"A shape whose impossibility might have been an elegant theorem, but whose existence may be much more elegant." Chandler Davis, Editor-in-Chief, The Mathematical Intelligencer http://www.gomboc.eu/gomboc_english.html
an impossible shape is one sided. unless a line is counted as a shape, hey i just had a thought. you see a straight line, no matter how thin it is, its still a type of rectangle. because if you zoom in close enough you would be able to see all 4 sides. like this - <--- that is still a rectangle even though it looks like a line. peace.
In math a line has dimension 1, so no matter how much you zoom in, it willl never be a rectangle which has dimension 2. So that could be an impossible shape. Or do we define shapes as something with dimensions higher than 1?
It's a bit like a mexican jumping bean. I was watching the film waiting for it to do something dramatic, so was a little disappointed. It does move as though it couldn't decide what to do next, which is the point I suppose.
whats the difference between a rectangle and a straight line? if you colour in the rectangle its just a big fat line. peace.
A line (mathematically speaking) has only length no width. So it has dimension 1. A rectangle has length and width and has dimension 2. So a fat line is a rectangle.
" The "Gömböc" is the first homogeneous, convex object having just one stable and one unstable point of equilibrium."
I can't tell why the editor made that comment... he seems to imply that there is an elegant theorem that was supposed to prove that there are no homogenous convex mono-monostatic bodies, but I can't find any such proof :shrug: Describing impossible shapes is easy. Trivially, a square circle is impossible. Almost as trivially, a regular convex 3D polyhedron with exactly ten faces is impossible. Or, a convex 3D polyhedron with more faces than edges is impossible. Here's a less trivial impossible shape, by the wonderful M.C. Escher: Please Register or Log in to view the hidden image!

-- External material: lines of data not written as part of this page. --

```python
def relu_decisions(state) -> List[torch.Tensor]:
    fold, x0, stem, idx, pooled, binfo, cur, pj1, mp, w3p, dims, pl = state
    N, H, W, Hs, Ws, h, w = dims

    def nchw(t):
        return (t > 0).permute(0, 3, 1, 2).contiguous().cpu()

    taps = idx.permute(0, 3, 1, 2).contiguous().cpu()
    if not pl:
        acts = [stem]
        for b in binfo:
            acts += [b[1], b[2], b[3]]
        acts.append(pj1)
        out = Decisions(nchw(a) for a in acts)
        out.pool_taps = taps
        return out
    if stem is None:
        raise RuntimeError("relu_decisions: the stem output was not kept (run the forward inside capture_relu_decisions())")
    out = Decisions([nchw(stem.float())])
    out.pool_taps = taps
    for b in binfo:
        _, _, _, _, hi, wi, h2, w2, m1, m2, m3 = b
        for m, hh, ww in ((m1, hi, wi), (m2, h2, w2), (m3, h2, w2)):
            C = m.shape[1] * 8
            out.append(K.unpack_mask(m, C).view(N, hh, ww, C).permute(0, 3, 1, 2).contiguous())
    C = mp.shape[1] * 8
    out.append(K.unpack_mask(mp, C).view(N, h, w, C).permute(0, 3, 1, 2).contiguous())
    return out


def _pack_bits(a: torch.Tensor) -> torch.Tensor:
    rows, C = a.shape
    w = 1 << torch.arange(8, device=a.device, dtype=torch.int32)
    return (a.view(rows, C // 8, 8).to(torch.int32) * w).sum(-1).to(torch.uint8)


def device_decisions(state) -> dict:
    fold, x0, stem, idx, pooled, binfo, cur, pj1, mp, w3p, dims, pl = state
    if pl:
        blocks = [(b[8], b[9], b[10]) for b in binfo]
        proj = mp
        stem_pos = pooled.t[0].float() > 0
    else:
        blocks = [tuple(_pack_bits((b[k] > 0).view(-1, b[k].shape[-1])) for k in (1, 2, 3)) for b in binfo]
        proj = _pack_bits((pj1 > 0).view(-1, pj1.shape[-1]))
        stem_pos = pooled > 0
    return {"blocks": [tuple(m.clone() for m in t) for t in blocks], "proj": proj.clone(), "pool_taps": idx.clone(), "stem_pos": stem_pos}


def count_decision_differences(a: dict, b: dict) -> dict:
    def bits(x, y):
        d = (x ^ y).to(torch.int32)
        n = 0
        for k in range(8):
            n += int(((d >> k) & 1).sum())
        return n
    relu = sum(bits(x, y) for ta, tb in zip(a["blocks"], b["blocks"]) for x, y in zip(ta, tb)) + bits(a["proj"], b["proj"])
    total = sum(x.numel() * 8 for ta in a["blocks"] for x in ta) + a["proj"].numel() * 8
    return {"relu": relu + int((a["stem_pos"] != b["stem_pos"]).sum()), "relu_total": total + a["stem_pos"].numel(),
            "pool_taps": int((a["pool_taps"] != b["pool_taps"]).sum()), "pool_total": a["pool_taps"].numel()}


def impose_decisions_(node, dec: dict) -> None:
    fold, x0, stem, idx, pooled, binfo, cur, pj1, mp, w3p, dims, pl = node.state
    if not pl:
        raise RuntimeError("impose_decisions_: only the planes (split_bf16) backward reads stored decisions")
    for b, t in zip(binfo, dec["blocks"]):
        for m, src in zip((b[8], b[9], b[10]), t):
            m.copy_(src)
    mp.copy_(dec["proj"])
    idx.copy_(dec["pool_taps"])
    sign = Planes(torch.zeros_like(pooled.t))
    sign.t[0].copy_(dec["stem_pos"].to(torch.bfloat16))
    node.state = (fold, x0, stem, idx, sign, binfo, cur, pj1, mp, w3p, dims, pl)


@torch.no_grad()
def calibrate_batchnorm_(specs, blocks, params, bufs, x: torch.Tensor) -> None:
    import math
    N, C, H, W = x.shape
    dev = x.device
    pl = _planes_mode()
    fold = _Fold(specs, dev, pl)
    p = [t.detach() for t in params]
    b = [t.detach() for t in bufs]
    k = math.sqrt(1.0 + BN_EPS)

    def fold_unit(i, s, gamma, beta, mean, var):
        args = (_filter_rsc(p[3 * i]), gamma, beta, mean, var, BN_EPS, s.cout, s.k * s.k, s.cin, s.cpad)
        fn = K.bn_fold_pl if (pl and i > 0) else K.bn_fold
        fn(*args, fold.ws(i, s), fold.scale(i, s), fold.shift(i, s), fold.rstd(i, s))

    def unit(i, xin, residual, relu, h, w, want_mask=True):
        s = specs[i]
        one, zero = torch.ones(s.cout, device=dev), torch.zeros(s.cout, device=dev)
        fold_unit(i, s, one, zero, zero, one)
        raw, _ = _conv(i, s, fold, xin, None, False, N, h, w, pl, want_mask=False)
        r = raw.view(-1, s.cout)
        rows = r.shape[0]
        K.colsum(r, b[2 * i], alpha=1.0 / rows)
        K.colvar(r, b[2 * i], b[2 * i + 1], alpha=k * k / max(1, rows - 1))
        K.scale_mask(b[2 * i], alpha=k, out=b[2 * i])
        del raw, r
        fold_unit(i, s, p[3 * i + 1], p[3 * i + 2], b[2 * i], b[2 * i + 1])
        return _conv(i, s, fold, xin, residual, relu, N, h, w, pl, want_mask=want_mask)[0]

    stem = unit(0, K.nchw_to_nhwc(x, 4), None, True, H, W, want_mask=False)
    cur = (K.maxpool_fwd_pl(stem) if pl else K.maxpool_fwd(stem))[0]
    del stem
    h, w = cur.shape[1], cur.shape[2]
    for blk in blocks:
        o1 = unit(blk["c1"], cur, None, True, h, w)
        o2 = unit(blk["c2"], o1, None, True, h, w)
        h2, w2 = o2.shape[1], o2.shape[2]
        idt = unit(blk["ds"], cur, None, False, h, w) if blk["ds"] is not None else cur
        cur, h, w = unit(blk["c3"], o2, idt, True, h2, w2), h2, w2
    unit(len(specs) - 1, cur, None, True, h, w)


_capture: Optional[list] = None
_debug: Optional[dict] = None


class capture_relu_decisions:

    def __enter__(self):
        global _capture
        self._old, _capture = _capture, []
        return _capture

    def __exit__(self, *exc):
        global _capture
        _capture = self._old
        return False


class ImageEncodeFn(torch.autograd.Function):

    @staticmethod
    def forward(ctx, x, meta, *tensors):
        specs, blocks, n_params, want_patch = meta[:4]
        ctx.set_materialize_grads(False)
# ... 61 lines not shown
```

### incremental_multimodal_medical_learning_ii_amd/kernels.py

```python
from __future__ import annotations

from typing import NamedTuple, Optional, Tuple

import torch

from . import _lib
from ._lib import check

ACT_NONE, ACT_RELU, ACT_GELU = 0, 1, 2
AUX_NONE, AUX_RELU_MASK, AUX_GELU_GRAD, AUX_MASK_BITS = 0, 1, 2, 3


def _stream() -> int:
    return torch.cuda.current_stream().cuda_stream


def _p(t: Optional[torch.Tensor]) -> Optional[int]:
    return None if t is None else t.data_ptr()


def _chk(t: torch.Tensor, name: str, dtype=torch.float32) -> torch.Tensor:
    if not isinstance(t, torch.Tensor) or not t.is_cuda:
        raise ValueError(f"{name}: expected a tensor on the GPU (the cxrk path has no CPU fallback), got "
                         f"{type(t).__name__} on {getattr(t, 'device', None)}")
# ... 525 lines not shown
def _dgrad_label(N, H, W, Ko, R, S, stride):
    if stride == 1:
        return "ConvDgradKC", "ConvFilterMC", N * H * W, R * S * Ko, 1
    classes = 4 if R > 1 else 1
    return "ConvDgradS2KC", "ConvFilterS2MC", N * ((H + 1) // 2) * ((W + 1) // 2), Ko * max(1, (R * S) // 4), classes


def conv_bwd_data(dy, w_scaled, residual, relu_src, dx, N, H, W, C, Ko, R, S, stride, pad, sums=None):
    lib = _lib.load()
    ws = workspace(lib.cxrk_conv_bwd_data_colsum_ws_bytes(N, H, W, C, stride), dy.device) if sums is not None else None
    ev = None
    if profiler.on:
        Ho, Wo = _conv_out(H, W, R, S, stride, pad)
        fl = 2.0 * N * Ho * Wo * Ko * R * S * C
        la, lb, Ml, Kl, sub = _dgrad_label(N, H, W, Ko, R, S, stride)
        ev = profiler.bracket(_label(la, lb, "4,1" if C <= 64 else "2,2", Ml, C, Kl, 1, 2), fl,
                              4.0 * (N * Ho * Wo * Ko + Ko * R * S * C + N * H * W * C * (1 + (residual is not None) + (relu_src is not None))), sub)
    rc = lib.cxrk_conv_bn_act_bwd_data(_p(_chk(dy, "conv.dy")), _p(w_scaled), _p(residual), _p(relu_src), _p(dx), N, H,
                                       W, C, Ko, R, S, stride, pad, _p(sums), _p(ws), ws.numel() * 4 if ws is not None else 0, _stream())
    if ev is not None:
        ev.record()
    check(rc, f"cxrk_conv_bn_act_bwd_data(N={N},H={H},W={W},C={C},Ko={Ko},R={R},s={stride})")
    return dx
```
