def enc_layer_fwd(run: Run, layer, x_in, B, L, mask_u8, want_probs=False, keys=None):
    n1, m1, r1 = ops.norm_fwd(x_in, layer.norm_1.alpha, layer.norm_1.bias, layer.norm_1.eps)
    a, sv_a, probs = mha_fwd(run, layer.attn, n1, n1, B, L, L, mask_u8, n1, want_probs, keys=keys)
    n2, m2, r2 = ops.norm_fwd(a, layer.norm_2.alpha, layer.norm_2.bias, layer.norm_2.eps)
    out, sv_f = ffn_fwd(run, layer.ff, n2, n2)
    return out, EncLayerSaved(x_in, m1, r1, sv_a, a, m2, r2, sv_f), probs


def _mha_drop(run: Run, sv: MhaSaved, buf):
    return (buf, run.p, run.seed, sv.site_o) if (buf is not None and sv.fused and run.p > 0) else None


def _ffn_drop(run: Run, sv: Optional[FfnSaved], buf):
    return (buf, run.p, run.seed, sv.site_o) if (buf is not None and sv is not None and sv.fused and run.p > 0) else None


def enc_layer_bwd(run: Run, layer, sv: EncLayerSaved, g, G: GradSink, gd=None, gdbuf=None, below=None):
    with ops.deferred_reductions():
        ffn_bwd(run, layer.ff, sv.ffn, g, G, g, ops.DEPI_ACCUM, gdrop=gd)
        dr = _mha_drop(run, sv.attn, gdbuf)
        ops.norm_bwd(g, sv.a, layer.norm_2.alpha, sv.m2, sv.r2, G(layer.norm_2.alpha), G(layer.norm_2.bias),
                     out=g, eps=layer.norm_2.eps, drop=dr)
        mha_bwd(run, layer.attn, sv.attn, g, G, g, ops.DEPI_ACCUM, gdrop=None if dr is None else gdbuf)
        dr = _ffn_drop(run, below, gdbuf)
        ops.norm_bwd(g, sv.x_in, layer.norm_1.alpha, sv.m1, sv.r1, G(layer.norm_1.alpha), G(layer.norm_1.bias),
                     out=g, eps=layer.norm_1.eps, drop=dr)
    _grads_done(layer, G)
    return g, (None if dr is None else gdbuf)


def dec_layer_fwd(run: Run, layer, x, e, B, T, Lk, src_mask_u8, trg_mask_u8, want_probs=False, keys=None, live=None,
                  fold=None):
    x2, m1, r1 = ops.norm_fwd(x, layer.norm_1.alpha, layer.norm_1.bias, layer.norm_1.eps)
    xa, sa1, p1 = mha_fwd(run, layer.attn_1, x2, x2, B, T, T, trg_mask_u8, x, want_probs, live=live)
    x2, m2, r2 = ops.norm_fwd(xa, layer.norm_2.alpha, layer.norm_2.bias, layer.norm_2.eps)
    xb, sa2, p2 = mha_fwd(run, layer.attn_2, x2, e, B, T, Lk, src_mask_u8, xa, want_probs, keys=keys, live=live,
                          fold=fold)
    x2, m3, r3 = ops.norm_fwd(xb, layer.norm_3.alpha, layer.norm_3.bias, layer.norm_3.eps)
    xc, sf = ffn_fwd(run, layer.ff, x2, xb, live=live)
    return xc, DecLayerSaved(x, m1, r1, sa1, xa, m2, r2, sa2, xb, m3, r3, sf), p1, p2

but can a line be so tiny that it has no width dimension? no matter how small you can draw a line, i can always zoom in with a microscope and describe how wide it is in micro measurements. peace.
A line is a mathematical construct...no one can really "draw" a line physically. In that technical sense, this . is not a "point" because it has a definite (though small) height and width.
Yeah, but what we draw is just an approximation of line not mathematical line. Just the same as a drawn tiger is not a real tiger. Edit: too late.
Hi EFoC, A true line is physically impossible. Any line that you draw is not a true line, but a 2D shape. The question in this thread isn't so much about physical possibility, but theoretical possibility - possibility in the land of mathematics.
I wonder if it counts if the viewer of said object is from a different dimension? If the analog for a cube in the 4th dimension is a hypercube, then perhaps there is an analog in another-space that renders three sided/circular squares that aren't considered true triangles/circles somehow. Maybe there is a way to redefine the "z-axis", or use modified spatial dimensions (IE - height, width, and something non-perpendicular to the others, or completely different in it's own function) Of course, I'm just tossing a foggy wild idea in there. BTW - not trying to derail the original topic (technically, the discussion is about the Gömböc).
Definitely. Topologists will always specify the number of dimensions they're working in, because different theorems apply in different dimensions. There's a joke about this: A topologist and an applied mathemetician attend a public lecture on geometry in thirteen-dimensional space. "How did you like it?" the topologist asks afterward. "My head's spinning", says the applied mathemetician. "How can you possibly visualize thirteen-dimensional space?" "Easy!" says the topologist. "Just visualize an n-dimensional space, then set n = 13."